🪨 Chunk Iterable
Published 2022-05-26Today I'll be discussing the Chunk Iterable Framework
. This is a core component of Aphrodite and is used to speed up the processing of data returned by queries.
The main idea behind a chunk iterable is to be able to iterate over some source of data in chunks. Why would we want to iterate over a data source in chunks?
Mainly for performance. Imagine you have an unbounded stream of data. There are two options for processing this data that exist on a spectrum.
- Option 1: Process everything in the stream all at once.
- Option 2: Process a single item from the stream at a time.
If the source is unbounded (or larger than your working memory), Option 1 is not possible.

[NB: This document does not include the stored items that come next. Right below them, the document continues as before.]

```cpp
TORCH_LIBRARY(sftamd, m) {
  m.def("ipc_ar_create(int cap, int world, int rank) -> int", &sftamd::ipc_ar_create);
  m.def("ipc_ar_handle(int ctx) -> int[]", &sftamd::ipc_ar_handle);
  m.def("ipc_ar_open(int ctx, int[] handles) -> ()", &sftamd::ipc_ar_open);
  m.def("ipc_ar_check(int ctx) -> int", &sftamd::ipc_ar_check);
  m.def("ipc_ar_poll(int ctx) -> int", &sftamd::ipc_ar_poll);
  m.def("ipc_ar_uncached(int ctx) -> int", &sftamd::ipc_ar_uncached);
  m.def("ipc_ar_destroy(int ctx) -> ()", &sftamd::ipc_ar_destroy);
  m.def("ddp_plan(int[] sizes, int[] region, int tied, int align, int pad_unit, int cap, int first_cap, "
        "int split_at) -> int[]", &sftamd::ddp_plan);
  m.def("ddp_tracker_create(int[] owner_ptr, int[] owners, int n_buckets) -> int", &sftamd::ddp_tracker_create);
  m.def("ddp_tracker_reset(int id) -> ()", &sftamd::ddp_tracker_reset);
  m.def("ddp_tracker_mark(int id, int param) -> int[]", &sftamd::ddp_tracker_mark);
  m.def("ddp_tracker_drain(int id) -> int[]", &sftamd::ddp_tracker_drain);
  m.def("ddp_tracker_pending(int id) -> int[]", &sftamd::ddp_tracker_pending);
  m.def("ddp_tracker_destroy(int id) -> ()", &sftamd::ddp_tracker_destroy);
  m.def("ipc_ar_allreduce(Tensor(a!) x, int ctx, int round, int blocks=16) -> ()");
  m.def("dispatch_trace(bool on) -> ()", &sftamd::dispatch_trace);
  m.def("dispatch_trace_read() -> str", &sftamd::dispatch_trace_read);
  m.def("set_cu_budget(int n) -> int", &sftamd::set_cu_budget);
  m.def("rmsnorm_fwd(Tensor x, Tensor? residual, Tensor weight, float eps, int y_ld=0) -> (Tensor, Tensor, Tensor)");
  m.def("rmsnorm_bwd(Tensor dy, Tensor h, Tensor weight, Tensor rstd, Tensor? dres, Tensor(a!)? dw_out=None, bool accumulate=False) -> (Tensor, Tensor)");
  m.def("swiglu_fwd(Tensor gate_up) -> Tensor");
  m.def("cu_hog(Tensor(a!) sink, int blocks, float usec) -> ()");
  m.def("swiglu_bwd(Tensor dy, Tensor gate_up) -> Tensor");
  m.def("rope_(Tensor(a!) qkv, Tensor cos, Tensor sin, int n_q, int n_kv, int head_dim, bool inverse) -> ()");
  m.def("embedding_fwd(Tensor ids, Tensor weight) -> Tensor");
  m.def("dropout_add(Tensor? a, Tensor b, float p, int seed) -> Tensor");
  m.def("lora_widen(Tensor x, int R, float p, int seed) -> (Tensor, Tensor)");
  m.def("lora_fwd(Tensor x, Tensor A, float s, float p, int seed, int ldX=0, bool save_xd=False, bool swiglu=False) -> (Tensor, Tensor)");
  m.def("lora_bwd_dx(Tensor base, Tensor dxa, Tensor A, float p, int seed, Tensor? gu=None) -> Tensor");
  m.def("lora_tsum(Tensor X, int K, Tensor S, float p, int seed) -> Tensor");
  m.def("lora_fwd_inplace(Tensor(a!) X, int K, Tensor A, float s, float p, int seed) -> ()");
  m.def("lora_dxa(Tensor dy, Tensor Bc, float s) -> Tensor");
  m.def("lora_dxa_blocks(Tensor dy, Tensor Bc, int[] o, int[] rows, int[] c, int r, float s) -> Tensor");
  m.def("lora_grad_out(Tensor sum, Tensor(a!)[] outs, int[] r0, int[] c0, bool tr, int[] accumulate) -> ()");
  m.def("lora_grad_out2(Tensor sa, Tensor(a!)[] oa, int[] ra, int[] ca, bool ta, int[] aa, Tensor sb, "
        "Tensor(b!)[] ob, int[] rb, int[] cb, bool tb, int[] ab) -> ()");
  m.def("copy2d_batch(Tensor desc, int max_elems) -> ()");
  m.def("embedding_bwd(Tensor dy, Tensor sorted_ids, Tensor perm, Tensor(a!) grad_weight) -> ()");
  m.def("ce_fwd(Tensor(a!) logits, Tensor labels, Tensor inv_count, bool write_grad) -> Tensor");
  m.def("flash_fwd(Tensor qkv, Tensor cu_seqlens, int max_seqlen, int n_q, int n_kv, int head_dim, float scale, bool causal) -> (Tensor, Tensor)");
  m.def("flash_bwd(Tensor dout, Tensor qkv, Tensor out, Tensor lse, Tensor cu_seqlens, int max_seqlen, int n_q, int n_kv, int head_dim, float scale, bool causal, Tensor? delta=None) -> Tensor");
  m.def("flash_bwd_rope(Tensor dout, Tensor qkv, Tensor out, Tensor lse, Tensor cu_seqlens, int max_seqlen, int n_q, int n_kv, int head_dim, float scale, bool causal, Tensor cos, Tensor sin, Tensor? delta=None) -> Tensor");
  m.def("decode_attention(Tensor q, Tensor kcache, Tensor vcache, Tensor cache_len, int n_q, int n_kv, float scale) -> Tensor");
  m.def("sample_token(Tensor logits, Tensor(a!) presence, Tensor(b!) state, Tensor(c!)? tok_out, Tensor(d!)? pos_out, Tensor(e!)? len_out, Tensor(f!)? log, float temperature, int top_k, float top_p, float repetition_penalty, bool do_sample, int seed) -> ()");
  m.def("wgrad_gemm(Tensor(a!) out, Tensor dy, Tensor x, bool accumulate, int cfg=14, Tensor(b!)? norm=None) -> ()");
  m.def("wgrad_gemm_multi(Tensor(a!)[] outs, Tensor[] dys, Tensor[] xs, int[] accs, Tensor(b!)[] norms, int split_all=0, int split_left=0) -> ()");
  m.def("wgrad_gemm_pair(Tensor(a!) out0, Tensor dy0, Tensor x0, bool acc0, Tensor(b!)? norm0, Tensor(c!) out1, Tensor dy1, Tensor x1, bool acc1, Tensor(d!)? norm1, int split_all=0) -> ()");
  m.def("dgrad_gemm(Tensor dy, Tensor w, Tensor? gate_up=None, int cfg=14) -> Tensor");
  m.def("dgrad_gemm_delta(Tensor dy, Tensor w, Tensor attn_out) -> (Tensor, Tensor)");
  m.def("gemm_tn(Tensor a, Tensor w, int cfg=0) -> Tensor");
  m.def("gemm_tn_swiglu(Tensor x, Tensor w_gate_up, int cfg=5) -> (Tensor, Tensor)");
  m.def("gemm_tn_rope(Tensor x, Tensor w, Tensor cos, Tensor sin, int rope_cols, int cfg=0) -> Tensor");
  m.def("sumsq(Tensor x) -> Tensor");
  m.def("sumsq_chunks(Tensor x, Tensor chunks) -> Tensor");
  m.def("adamw_flat(Tensor(a!) param, Tensor grad, Tensor(b!)? master, Tensor(c!) exp_avg, Tensor(d!) exp_avg_sq, Tensor clip_coef, float lr, float beta1, float beta2, float eps, float weight_decay, float bc1, float bc2, int sr_seed=0, int sr_offset=0) -> ()");
  m.def("pack_sequences(Tensor tokens, Tensor offsets, Tensor order, int max_tokens, int pad_id, int pad_multiple) -> (Tensor, Tensor, Tensor, Tensor, Tensor)");
  m.def("pad_batch(Tensor tokens, Tensor offsets, Tensor order, int pad_id, int pad_multiple, int max_length) -> (Tensor, Tensor, Tensor)");
}
```

### csrc/gemm_dgrad.hip

```cpp
#include "common.h"

#include <type_traits>

namespace sftamd {
namespace dgrad {

constexpr int NT = 512;
constexpr int BK = 32;
constexpr int AROWB = 256;
constexpr int AIMG = BK * AROWB;
constexpr int BROWB = 64;

enum { EPI_PLAIN = 0, EPI_SWIGLU_BWD = 1 };

__device__ __forceinline__ int swz_a(int row, int ch) { return ch ^ (((row & 3) << 2) | ((row >> 2) & 3)); }
__device__ __forceinline__ int img_a(int row, int ch) { return row * AROWB + 16 * swz_a(row, ch); }
__device__ __forceinline__ int swz_b(int row, int ch) { return ch ^ ((0x78 >> (2 * ((row >> 2) & 3))) & 3); }

__device__ __forceinline__ void glds16(const u16* src, char* dst) {
  __builtin_amdgcn_global_load_lds((const void __attribute__((address_space(1)))*)src,
                                   (void __attribute__((address_space(3)))*)dst, 16, 0, 0);
}

typedef __attribute__((address_space(3))) s16x4 lds_s4;

__device__ __forceinline__ bf16x8 lds_tr4(const char* base, int off, int offh) {
  s16x4 lo = __builtin_amdgcn_ds_read_tr16_b64_v4i16((lds_s4*)(base + off));
  s16x4 hi = __builtin_amdgcn_ds_read_tr16_b64_v4i16((lds_s4*)(base + offh));
  typedef __attribute__((ext_vector_type(8))) short s16x8;
  s16x8 v = {lo[0], lo[1], lo[2], lo[3], hi[0], hi[1], hi[2], hi[3]};
  return __builtin_bit_cast(bf16x8, v);
}


constexpr unsigned waitcnt_imm(int vm, int lgkm) {
  return (unsigned)((vm & 15) | (7 << 4) | ((lgkm & 15) << 8) | ((vm >> 4) << 14));
}

template <int BM, int BN, int WM, int WN, int NS_>
struct Cfg {
  static constexpr int NS = NS_;
  static constexpr int NW = WM * WN;
  static constexpr int TM = BM / WM, TN = BN / WN;
  static constexpr int FM = TM / 16, FN = TN / 16;
  static constexpr int IA = BM / 128;
  static constexpr int QA = 8 / NW;
  static constexpr int STAGE_A = IA * AIMG, STAGE = STAGE_A + BN * BROWB;
  static constexpr int PB = BN / (16 * NW);
  static constexpr int PPW = IA * QA + PB;
  static constexpr int EPI_LD = TM + 4;
  static constexpr int EPI = NW * 16 * EPI_LD * 4;
  static constexpr int LDS = (NS * STAGE > EPI) ? NS * STAGE : EPI;
  static_assert((NW == 8 || NW == 4) && BM % 128 == 0 && BN % (16 * NW) == 0 && FM >= PPW, "config");
  static_assert(LDS <= 160 * 1024, "LDS budget");
};
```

Option 2 is always possible but can be slow. Option 2 is like making 10,000 individual trips to the store to pick up 10,000 packs of m&ms. You probably can't fit 10,000 packs of m&ms in a single tripe but you could get a chunk of 500 packs in a single trip, reducing your total trips from 10,000 to 20.
ChunkIterable
is the same. If a data source could return a massive amount of data, ChunkIterable
streams the results back in chunks. This strikes a nice balance between batch processing and not overwhelming your local resources.
ChunkIterable
, conforming to an Iterable
interface, also allows you to perform operations like filter
& map
against chunks.
This is important for Aphrodite
as Aphrodite
uses map
to turn a raw data stream into models and uses filter
to apply filters to streams that couldn't be hoisted to the database layer.